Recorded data

....

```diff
+#pragma unroll
+      for (int off = LPR; off < 64; off <<= 1) {
+#pragma unroll
+        for (int i = 0; i < 4; ++i) acc[i] += __shfl_xor(acc[i], off, kWave);
       }
-#pragma unroll
-      for (int u = 0; u < UNROLL; ++u) {
-        const float ok = rb0 + u * RPI + slot < r1 ? 1.f : 0.f;
-        float rb[kGateRMax];
-        rb[0] = dpp_mov<0x150>(rv[u]);
-        rb[1] = dpp_mov<0x151>(rv[u]);
-        rb[2] = dpp_mov<0x152>(rv[u]);
-        rb[3] = dpp_mov<0x153>(rv[u]);
-        rb[4] = dpp_mov<0x154>(rv[u]);
-        rb[5] = dpp_mov<0x155>(rv[u]);
-        rb[6] = dpp_mov<0x156>(rv[u]);
-        rb[7] = dpp_mov<0x157>(rv[u]);
-        acc += (v[u] * gw.filter(rb)) * ok;
-      }
-    }
-#pragma unroll
-    for (int off = LPR; off < 64; off <<= 1) {
-#pragma unroll
-      for (int i = 0; i < 4; ++i) acc[i] += __shfl_xor(acc[i], off, kWave);
-    }
-    if (slot == 0) out[g * LPR + sub] = acc;
+      if (slot == 0) out[g * LPR + sub] = acc;
+      acc = f4v{0.f, 0.f, 0.f, 0.f};
+      g += nwaves;
+      c0 = n0, c1 = n1;
+      n0 = m0, n1 = m1;
+      rb0 = c0;
+      seg_rows(g + 2 * static_cast<int64_t>(nwaves), n1, m0, m1);
+    } else {
+      rb0 += STEP;
+    }
+  };
+  while (g < G) {
+    step(ba, bb);
+    if (g >= G) break;
+    step(bb, ba);
   }
 }
 
@@ -299,6 +345,13 @@
 
 inline bool gate_shape_ok(int D, int R) { return R >= 1 && R <= kGateRMax && (D == 64 || D == 128 || D == 256); }
 
+constexpr int kPoolWavesPerSimd = 2;
+inline unsigned pool_grid(int64_t G, int n_jobs) {
+  const int64_t cap = kPoolWavesPerSimd * 256 / n_jobs;
+  const int64_t want = (G + 3) / 4;
+  return static_cast<unsigned>(want < cap ? want : cap);
+}
+
 inline int gate_bwd_splits(int64_t rows) {
   const int64_t want = (rows + 7) / 8;
   return static_cast<int>(want < kGateBwdSplits ? (want < 1 ? 1 : want) : kGateBwdSplits);
@@ -331,8 +384,7 @@
 
 static int pool_launch(const PoolJobs& J, int n_jobs, const float* rbf, const int32_t* rowptr, int64_t G, int D, int R,
                        hipStream_t st) {
-  const int64_t want = (G + 3) / 4;
-  const dim3 grid(static_cast<unsigned>(want < 2048 ? want : 2048), static_cast<unsigned>(n_jobs));
+  const dim3 grid(pool_grid(G, n_jobs), static_cast<unsigned>(n_jobs));
   switch (D) {
     case 64: rbf_pool_fwd_kernel<16><<<grid, 256, 0, st>>>(J, rbf, rowptr, G, R); break;
     case 128: rbf_pool_fwd_kernel<32><<<grid, 256, 0, st>>>(J, rbf, rowptr, G, R); break;
```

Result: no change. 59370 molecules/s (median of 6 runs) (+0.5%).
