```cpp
int chunk_front(blissgpu_ctx* c, ChunkSlot& slot, const float* d_pcm, SongDesc* songs, uint32_t ns, bool only_chunk) {
    int rc = ensure_slot_events(slot);
    if (rc) return rc;
    std::vector<uint32_t> pfx_f(ns + 1, 0), pfx_c(ns + 1, 0), pfx_ct(ns + 1, 0), pfx_cw(ns + 1, 0);
    ChunkTotals t;
    for (uint32_t i = 0; i < ns; i++) {
        SongDesc& d = songs[i];
        d.t_off = t.tot_t; d.b_off = t.tot_b; d.c_off = t.tot_c; d.e_off = t.tot_e;
        if (d.ok) {
            t.tot_t += d.n_t; t.tot_b += d.n_b; t.tot_c += d.n_c; t.tot_e += d.n_e;
            t.max_nb = std::max(t.max_nb, d.n_b);
            t.max_nt = std::max(t.max_nt, d.n_t);
            t.max_runs = std::max(t.max_runs, d.n_b / BT_STEP + 1);
        }
        pfx_f[i + 1] = pfx_f[i] + (d.ok ? (d.n_f + F512_TILE - 1) / F512_TILE : 0);
        pfx_c[i + 1] = pfx_c[i] + (d.ok ? 4 * ((d.n_c + 4 * STFT_TILE - 1) / (4 * STFT_TILE)) : 0);
        pfx_ct[i + 1] = pfx_ct[i] + (d.ok ? (d.n_c + CH_TILE - 1) / CH_TILE : 0);
        pfx_cw[i + 1] = pfx_cw[i] + (d.ok ? (d.n_c + 4 * CH_TILE - 1) / (4 * CH_TILE) : 0);
    }
    t.tiles_ct = pfx_ct[ns];
    t.cand_cap = std::min<uint64_t>(t.tot_c * (uint64_t)c->cand_budget, 0xFFFFFF00ull) + 64;

    const size_t desc_bytes = align_up(ns * sizeof(SongDesc), 256) + 4 * align_up((ns + 1) * 4, 256) + 256;
    size_t need = 0;
    (void)carve(nullptr, ns, t, &need);
    if ((rc = slot.desc.ensure(desc_bytes))) return rc;
    if ((rc = slot.slab.ensure(need))) return rc;
    if (slot.used) HIP_TRY(hipEventSynchronize(slot.ev_desc));
    if ((rc = slot.h_desc.ensure(desc_bytes))) return rc;

    hipStream_t st = c->stream, sb = c->serial ? c->stream : c->aux_stream, sc = c->serial ? c->stream : c->chr_stream;
    const bool multi = !c->serial;
    if (slot.used && multi) HIP_TRY(hipStreamWaitEvent(st, slot.ev_free, 0));

    uint8_t* h = slot.h_desc.p;
    size_t o = 0;
    const size_t o_songs = o; memcpy(h + o, songs, ns * sizeof(SongDesc)); o = align_up(o + ns * sizeof(SongDesc), 256);
    const size_t o_f = o; memcpy(h + o, pfx_f.data(), (ns + 1) * 4); o = align_up(o + (ns + 1) * 4, 256);
    const size_t o_c = o; memcpy(h + o, pfx_c.data(), (ns + 1) * 4); o = align_up(o + (ns + 1) * 4, 256);
    const size_t o_ct = o; memcpy(h + o, pfx_ct.data(), (ns + 1) * 4); o = align_up(o + (ns + 1) * 4, 256);
    const size_t o_cw = o; memcpy(h + o, pfx_cw.data(), (ns + 1) * 4); o = align_up(o + (ns + 1) * 4, 256);
// ... 846 lines not shown
```

Measured before the change: 27820 songs/sec.

## Store chroma spectrogram in K-blocked 64-frame tiles and pad peak records

Replaces the row-major spectrogram (one CBINS_PAD row per frame) with per-song 64-frame tiles laid out as 32-bin K-blocks, so the chroma contraction reads contiguous float4 runs across its 16-frame subgroups. The contraction now skips missing 16-frame subtiles of a partial tile via compile-time specialisations instead of clamping to the last frame. Peak records get a padded pitch of 736 words. All spectrogram readers (pass-2, tuning fallback, debug tap via a new un-tiling kernel) are updated to the new indexing. Partial tiles now occupy a full tile of memory, which slightly raises the workspace footprint.

```diff
diff --git a/bliss-rs_amd/csrc/blissgpu.hip b/bliss-rs_amd/csrc/blissgpu.hip
--- a/bliss-rs_amd/csrc/blissgpu.hip
+++ b/bliss-rs_amd/csrc/blissgpu.hip
@@ -1424,7 +1424,7 @@
         case BLISSGPU_DEBUG_THRESHOLDED: src = w.thresholded + d.b_off; n = d.n_b; break;
         case BLISSGPU_DEBUG_RUN_BPM: src = w.run_bpm + pos * w.runs_pitch; n = runs; break;
         case BLISSGPU_DEBUG_RUN_COUNT: src = w.run_cnt + pos * w.runs_pitch; n = runs; break;
-        case BLISSGPU_DEBUG_SPECTROGRAM: src = w.spec + d.c_off * (size_t)CBINS_PAD; n = (uint64_t)d.n_c * CBINS_PAD; break;
+        case BLISSGPU_DEBUG_SPECTROGRAM: n = (uint64_t)d.n_c * CBINS_PAD; break;
         case BLISSGPU_DEBUG_ENERGY256: src = w.e256 + d.e_off; n = d.n_e; break;
         case BLISSGPU_DEBUG_CROSSINGS256: src = w.zc256 + d.e_off; n = d.n_e; break;
         case BLISSGPU_DEBUG_PITCH_HIST: src = w.hist100 + pos * N_TUNING; n = N_TUNING; break;
@@ -1441,6 +1441,19 @@
     if (!d.ok) n = 0;
     if (n_elems) *n_elems = n;
     const uint64_t k = std::min(n, max_elems);
+    if (k && what == BLISSGPU_DEBUG_SPECTROGRAM) {
+        float* rows = nullptr;
+        hipError_t e = hipMalloc((void**)&rows, k * sizeof(float));
+        if (e != hipSuccess) { (void)hipGetLastError(); return fail(BLISSGPU_ERR_OOM, "hipMalloc(spectrogram tap)", hipGetErrorString(e)); }
+        launch_spec_rows(w.spec + (size_t)d.c_tile * SPEC_TILE_FLOATS, rows, k, c->stream);
+        e = hipGetLastError();
+        if (e == hipSuccess) e = hipMemcpyAsync(dst, rows, k * sizeof(float), hipMemcpyDeviceToHost, c->stream);
+        const hipError_t es = hipStreamSynchronize(c->stream);
+        (void)hipFree(rows);
+        if (e == hipSuccess) e = es;
+        if (e != hipSuccess) return fail(BLISSGPU_ERR_HIP, "blissgpu_debug_fetch", hipGetErrorString(e));
+        return BLISSGPU_OK;
+    }
     if (k) HIP_TRY(hipMemcpy(dst, src, k * esz, hipMemcpyDeviceToHost));
     return BLISSGPU_OK;
 }
diff --git a/bliss-rs_amd/csrc/internal.hpp b/bliss-rs_amd/csrc/internal.hpp
--- a/bliss-rs_amd/csrc/internal.hpp
+++ b/bliss-rs_amd/csrc/internal.hpp
@@ -21,6 +21,7 @@
 constexpr int N_TUNING = 100;
 constexpr int PIP_LO = 57, PIP_HI = 1483;
 constexpr int PIP_MAX_PER_FRAME = 714;
+constexpr int PEAK_REC_PITCH = 736;
 constexpr int CAND_BUDGET_PER_FRAME = 48;
 #ifndef COARSE_SHIFT
 #define COARSE_SHIFT 17
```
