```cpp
typedef struct fdb_call_args {
    fdb_int start, end;
    const fdb_int *layers;
    const fdb_int *subset;
    int32_t nargs;
    void *const *args;
    const size_t *arg_bytes;
    const uint64_t *arg_versions;
    int32_t nmaps;
    const fdb_int *const *maps;
    const size_t *map_bytes;
    int32_t location;
    int32_t writeback;
    int32_t output_is_zero;
    const uint64_t *map_versions;
    uint64_t subset_version;
    fdb_int layers_count;
    uint64_t layers_version;
} fdb_call_args;

int fdb_kernel_call(fdb_kernel_t k, const fdb_call_args *a);

enum fdb_access { FDB_READ = 1, FDB_WRITE = 2, FDB_RW = 3, FDB_INC = 4, FDB_MIN = 5, FDB_MAX = 6 };
enum fdb_arg_kind { FDB_ARG_DAT = 1, FDB_ARG_GLOBAL = 2, FDB_ARG_MAT = 3 };
enum fdb_dtype { FDB_F64 = 1, FDB_F32 = 2, FDB_I32 = 3, FDB_U32 = 4, FDB_I64 = 5 };
enum fdb_region {
    FDB_REGION_ALL = 0, FDB_REGION_ON_BOTTOM = 1, FDB_REGION_ON_TOP = 2,
    FDB_REGION_ON_INTERIOR_FACETS = 3
};

#define FDB_WRAP_MAX_ARGS 16
#define FDB_WRAP_MAX_MAPS 8
#define FDB_WRAP_MAX_MATS 4

typedef struct fdb_wrapper_arg {
    int32_t kind;
    int32_t access;
    int32_t dtype;
    int32_t dim;
    int32_t dim2;
    int32_t map;
    int32_t map2;
    int32_t arity, arity2;
    const fdb_int *offset;
    const fdb_int *offset2;
    const fdb_int *permutation;
    int32_t interior_horizontal;
    const fdb_int *offset_quotient;
    const fdb_int *offset_quotient2;
    int32_t mixed_continuation;
} fdb_wrapper_arg;
// ... 86 lines not shown
```

Before: 34.08 billion.

## Zero the output twin buffer inside the action kernel for the next call

Adds a double-buffered twin for large output Dats. Each action launch zeroes the spare buffer as a side task inside the kernel, using streaming stores striped across work items. The next zero() then swaps buffers instead of issuing a separate memset. This removes a standalone memset pass over the output between repeated assemblies, at the cost of doubled device memory for the output, extra store traffic inside the compute kernel, and more complex state tracking.

```diff
diff --git a/firedrake_b200/_lib.py b/firedrake_b200/_lib.py
--- a/firedrake_b200/_lib.py
+++ b/firedrake_b200/_lib.py
@@ -76,6 +76,7 @@
         ("location", C.c_int32), ("writeback", C.c_int32), ("output_is_zero", C.c_int32),
         ("map_versions", C.POINTER(C.c_uint64)), ("subset_version", C.c_uint64),
         ("layers_count", C.c_int32), ("layers_version", C.c_uint64),
+        ("zero_next", C.c_void_p), ("zero_next_bytes", C.c_size_t),
     ]
 
 
diff --git a/firedrake_b200/csrc/action_hex.cu b/firedrake_b200/csrc/action_hex.cu
--- a/firedrake_b200/csrc/action_hex.cu
+++ b/firedrake_b200/csrc/action_hex.cu
@@ -31,6 +31,9 @@
     int chunk;
     int ws_flags;
     int *counter;
+    double2 *zero_next;
+    long long zero_next_n2;
+    int zero_next_stripe;
     double alpha, beta;
     double B[N * N];
     double Dt[N * N];
@@ -355,6 +358,10 @@
     static const int chunk_env = getenv("FDB_CHUNK") ? atoi(getenv("FDB_CHUNK")) : 0;
     if (chunk_env > 0) chunk = chunk_env;
     P.chunk = chunk;
+    if (P.zero_next) {
+        const long long stripe = (P.zero_next_n2 + nitems - 1) / nitems;
+        P.zero_next_stripe = (int)((stripe + 31) / 32 * 32);
+    }
     P.nlay_rcp = (unsigned)(0x100000000ull / (unsigned long long)P.nlay_items);
     if (P.nlay_items == 1) P.nlay_rcp = 0xffffffffu;
     FDB_CUDA(cudaMemsetAsync(P.counter, 0, sizeof(int), st));
@@ -476,13 +483,16 @@
 template <int N>
 int launch_n(fdb_kernel_s *k, fdb_int start, fdb_int end, int nlay, const fdb_int *subset,
              double *y, const double *coords, const double *x, const fdb_int *map0,
-             const fdb_int *map1, const double *kappa)
+             const fdb_int *map1, const double *kappa, void *zero_next = nullptr, size_t zero_next_bytes = 0)
 {
     fdb::Context &c = fdb::ctx();
     HelmNlParams<N> P;
     P.kappa = kappa;
     set_dcoef(k, P);
     const int nl = nl_mode(k);
+    P.zero_next = nullptr;
+    P.zero_next_n2 = 0;
+    P.zero_next_stripe = 0;
     P.y = y;
     P.x = x;
     P.coords = coords;
@@ -519,13 +529,25 @@
         P.nlay_items = nlay;
         P.lay_first = 0;
         P.lay_step = 1;
+        static const int ws = (N == 4 && getenv("FDB_WS")) ? atoi(getenv("FDB_WS")) : 0;
+        const bool take_ws = ws && P.cdim == 1 && nlay >= 8 && !k->desc.affine_cells;
+        if (zero_next) {
+            if (P.ncols > 0 && nlay > 0 && !is_adv(k) && !kappa && !nl && !take_ws && !k->desc.affine_cells) {
+                P.zero_next = (double2 *)zero_next;
+                P.zero_next_n2 = (long long)(zero_next_bytes / sizeof(double2));
+                if (zero_next_bytes % sizeof(double2))
+                    FDB_CUDA(cudaMemsetAsync((char *)zero_next + zero_next_bytes - sizeof(double), 0, sizeof(double),
+                                             c.stream));
+            } else {
+                FDB_CUDA(cudaMemsetAsync(zero_next, 0, zero_next_bytes, c.stream));
+            }
+        }
         if (P.ncols <= 0 || nlay <= 0) return 0;
         if (is_adv(k)) return launch_adv<N, true>(mass, cap, c.stream, P, c.sm_count);
         if (kappa && !nl) return launch_coef<N, true>(mass, cap, c.stream, P, c.sm_count);
         if (nl) return launch_nl<N, true>(nl, mass, cap, c.stream, P, c.sm_count);
         if constexpr (N == 4) {
-            static const int ws = getenv("FDB_WS") ? atoi(getenv("FDB_WS")) : 0;
-            if (ws && P.cdim == 1 && nlay >= 8 && !k->desc.affine_cells) {
+            if (take_ws) {
 #define FDB_WS_CASE(id, NC, NM, NS, ST)                                                            \
     if (ws == id)                                                                              \
         return mass ? launch_ws<true, NC, NM, NS, ST>(c.stream, P, c.sm_count)                 \
@@ -543,6 +565,7 @@
         fdb::set_error("coloured scatter does not support subsets yet");
         return 1;
     }
+    if (zero_next) FDB_CUDA(cudaMemsetAsync(zero_next, 0, zero_next_bytes, c.stream));
     for (int col = 0; col < k->ncolours; col++) {
         int cbeg = k->colour_start[col], cend = k->colour_start[col + 1];
         for (int par = 0; par < (nlay > 1 ? 2 : 1); par++) {
@@ -651,22 +674,25 @@
 
 int fdb_launch_helmholtz_action(fdb_kernel_s *k, fdb_int start, fdb_int end, int nlay,
                                 const fdb_int *subset, double *y, const double *coords,
-                                const double *x, const fdb_int *map0, const fdb_int *map1)
+                                const double *x, const fdb_int *map0, const fdb_int *map1, void *zero_next,
+                                size_t zero_next_bytes)
 {
     static const bool q1_thread = !(getenv("FDB_Q1_THREAD") && atoi(getenv("FDB_Q1_THREAD")) == 0);
-    if (q1_thread && k->n1d == 2 && k->desc.cdim == 1 && k->desc.scatter == FDB_SCATTER_ATOMIC &&
-        k->desc.cell == FDB_CELL_HEX_EXTRUDED && nlay >= 16)
-        return fdb_launch_q1_action(k, start, end, nlay, subset, y, coords, x, map0, map1);
     static const bool q2_thread = !(getenv("FDB_Q2_THREAD") && atoi(getenv("FDB_Q2_THREAD")) == 0);
-    if (q2_thread && k->n1d == 3 && k->desc.cdim == 1 && k->desc.scatter == FDB_SCATTER_ATOMIC &&
-        k->desc.cell == FDB_CELL_HEX_EXTRUDED && nlay >= 16)
+    const bool thread_per_cell = k->desc.cdim == 1 && k->desc.scatter == FDB_SCATTER_ATOMIC &&
+                                 k->desc.cell == FDB_CELL_HEX_EXTRUDED && nlay >= 16 &&
+                                 ((q1_thread && k->n1d == 2) || (q2_thread && k->n1d == 3));
+    if (thread_per_cell) {
+        if (zero_next) FDB_CUDA(cudaMemsetAsync(zero_next, 0, zero_next_bytes, fdb::ctx().stream));
+        if (k->n1d == 2) return fdb_launch_q1_action(k, start, end, nlay, subset, y, coords, x, map0, map1);
         return fdb_launch_q2_action(k, start, end, nlay, subset, y, coords, x, map0, map1);
+    }
     switch (k->n1d) {
-    case 2: return launch_n<2>(k, start, end, nlay, subset, y, coords, x, map0, map1, nullptr);
-    case 3: return launch_n<3>(k, start, end, nlay, subset, y, coords, x, map0, map1, nullptr);
-    case 4: return launch_n<4>(k, start, end, nlay, subset, y, coords, x, map0, map1, nullptr);
-    case 5: return launch_n<5>(k, start, end, nlay, subset, y, coords, x, map0, map1, nullptr);
-    case 6: return launch_n<6>(k, start, end, nlay, subset, y, coords, x, map0, map1, nullptr);
+    case 2: return launch_n<2>(k, start, end, nlay, subset, y, coords, x, map0, map1, nullptr, zero_next, zero_next_bytes);
+    case 3: return launch_n<3>(k, start, end, nlay, subset, y, coords, x, map0, map1, nullptr, zero_next, zero_next_bytes);
+    case 4: return launch_n<4>(k, start, end, nlay, subset, y, coords, x, map0, map1, nullptr, zero_next, zero_next_bytes);
+    case 5: return launch_n<5>(k, start, end, nlay, subset, y, coords, x, map0, map1, nullptr, zero_next, zero_next_bytes);
+    case 6: return launch_n<6>(k, start, end, nlay, subset, y, coords, x, map0, map1, nullptr, zero_next, zero_next_bytes);
     }
     fdb::set_error("helmholtz action: degree %d not instantiated (1..5)", k->n1d - 1);
     return 1;
diff --git a/firedrake_b200/csrc/action_hex_body.cuh b/firedrake_b200/csrc/action_hex_body.cuh
--- a/firedrake_b200/csrc/action_hex_body.cuh
+++ b/firedrake_b200/csrc/action_hex_body.cuh
@@ -190,11 +190,20 @@
 #pragma unroll
     for (int i = 0; i < 6; i++) Gm[i] = 0.0;
 
+    constexpr bool ZNEXT = ATOMIC && !AFFINE && !COEF && NL == 0 && !ADV && !MATRIX;
+
     while (cur.item >= 0) {
         cp_async_wait<0>();
         __syncwarp();
         Unit nn = advance(nxt);
         decode(nn);
+        if constexpr (ZNEXT) {
+            if (P.zero_next && cur.comp == 0) {
+                const long long s0 = (long long)cur.item * P.zero_next_stripe + lane;
+                for (int k = 0; k < P.zero_next_stripe; k += 32)
+                    if (s0 + k < P.zero_next_n2) __stcs(P.zero_next + s0 + k, make_double2(0.0, 0.0));
+            }
+        }
 
         const bool valid = cur.valid;
         const int cbuf = cur.ib;
diff --git a/firedrake_b200/csrc/common.cuh b/firedrake_b200/csrc/common.cuh
--- a/firedrake_b200/csrc/common.cuh
+++ b/firedrake_b200/csrc/common.cuh
@@ -119,7 +119,8 @@
 
 int fdb_launch_helmholtz_action(fdb_kernel_s *k, fdb_int start, fdb_int end, int nlay,
                                 const fdb_int *subset, double *y, const double *coords,
-                                const double *x, const fdb_int *map0, const fdb_int *map1);
+                                const double *x, const fdb_int *map0, const fdb_int *map1,
+                                void *zero_next = nullptr, size_t zero_next_bytes = 0);
 int fdb_launch_helmholtz_coef_action(fdb_kernel_s *k, fdb_int start, fdb_int end, int nlay,
                                      const fdb_int *subset, double *y, const double *coords,
                                      const double *x, const double *kappa, const fdb_int *map0,
diff --git a/firedrake_b200/csrc/global_kernel.cu b/firedrake_b200/csrc/global_kernel.cu
--- a/firedrake_b200/csrc/global_kernel.cu
+++ b/firedrake_b200/csrc/global_kernel.cu
@@ -657,6 +657,15 @@
     const double *vel = f->launcher == LAUNCH_DG_TRANSPORT ? (const double *)dargs[mode == MODE_ACTION ? 3 : 2] : nullptr;
     const unsigned *tfacets = transport_facets ? (const unsigned *)dargs[want - 1] : nullptr;
     double *out = mat ? nullptr : (double *)dargs[0];
+    void *zero_next = a->location == FDB_LOC_DEVICE ? a->zero_next : nullptr;
+    if (zero_next && a->zero_next_bytes % sizeof(double)) {
+        set_error("fdb_kernel_call: zero_next_bytes (%zu) is not a multiple of 8", a->zero_next_bytes);
+        return 1;
+    }
+    if (zero_next && !(f->launcher == LAUNCH_HELMHOLTZ && mode == MODE_ACTION)) {
+        FDB_CUDA(cudaMemsetAsync(zero_next, 0, a->zero_next_bytes, ctx().stream));
+        zero_next = nullptr;
+    }
     if (mode != MODE_ACTION) {
         switch (f->launcher) {
         case LAUNCH_HELMHOLTZ:
@@ -711,7 +720,8 @@
     int rc;
     switch (f->launcher) {
     case LAUNCH_HELMHOLTZ:
-        rc = fdb_launch_helmholtz_action(k, a->start, a->end, nlay, dsubset, out, coords, x, dmaps[0], dmaps[1]);
+        rc = fdb_launch_helmholtz_action(k, a->start, a->end, nlay, dsubset, out, coords, x, dmaps[0], dmaps[1],
+                                         zero_next, zero_next ? a->zero_next_bytes : 0);
         break;
     case LAUNCH_HELMHOLTZ_COEF:
         rc = fdb_launch_helmholtz_coef_action(k, a->start, a->end, nlay, dsubset, out, coords, x, coef, dmaps[0],
diff --git a/firedrake_b200/op2.py b/firedrake_b200/op2.py
--- a/firedrake_b200/op2.py
+++ b/firedrake_b200/op2.py
@@ -458,6 +458,8 @@
         self.dat_version = 0
         self._dev = None
         self._spare = None
+        self._twin = None
+        self._twin_zero = False
         self._host_valid = True
         self._dev_valid = False
         self._is_zero = data is None
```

....

*What you need to do*. What is the number of lines in the data above that include the word "define"? Answer with that number only.

*Answer for this exercise*. 5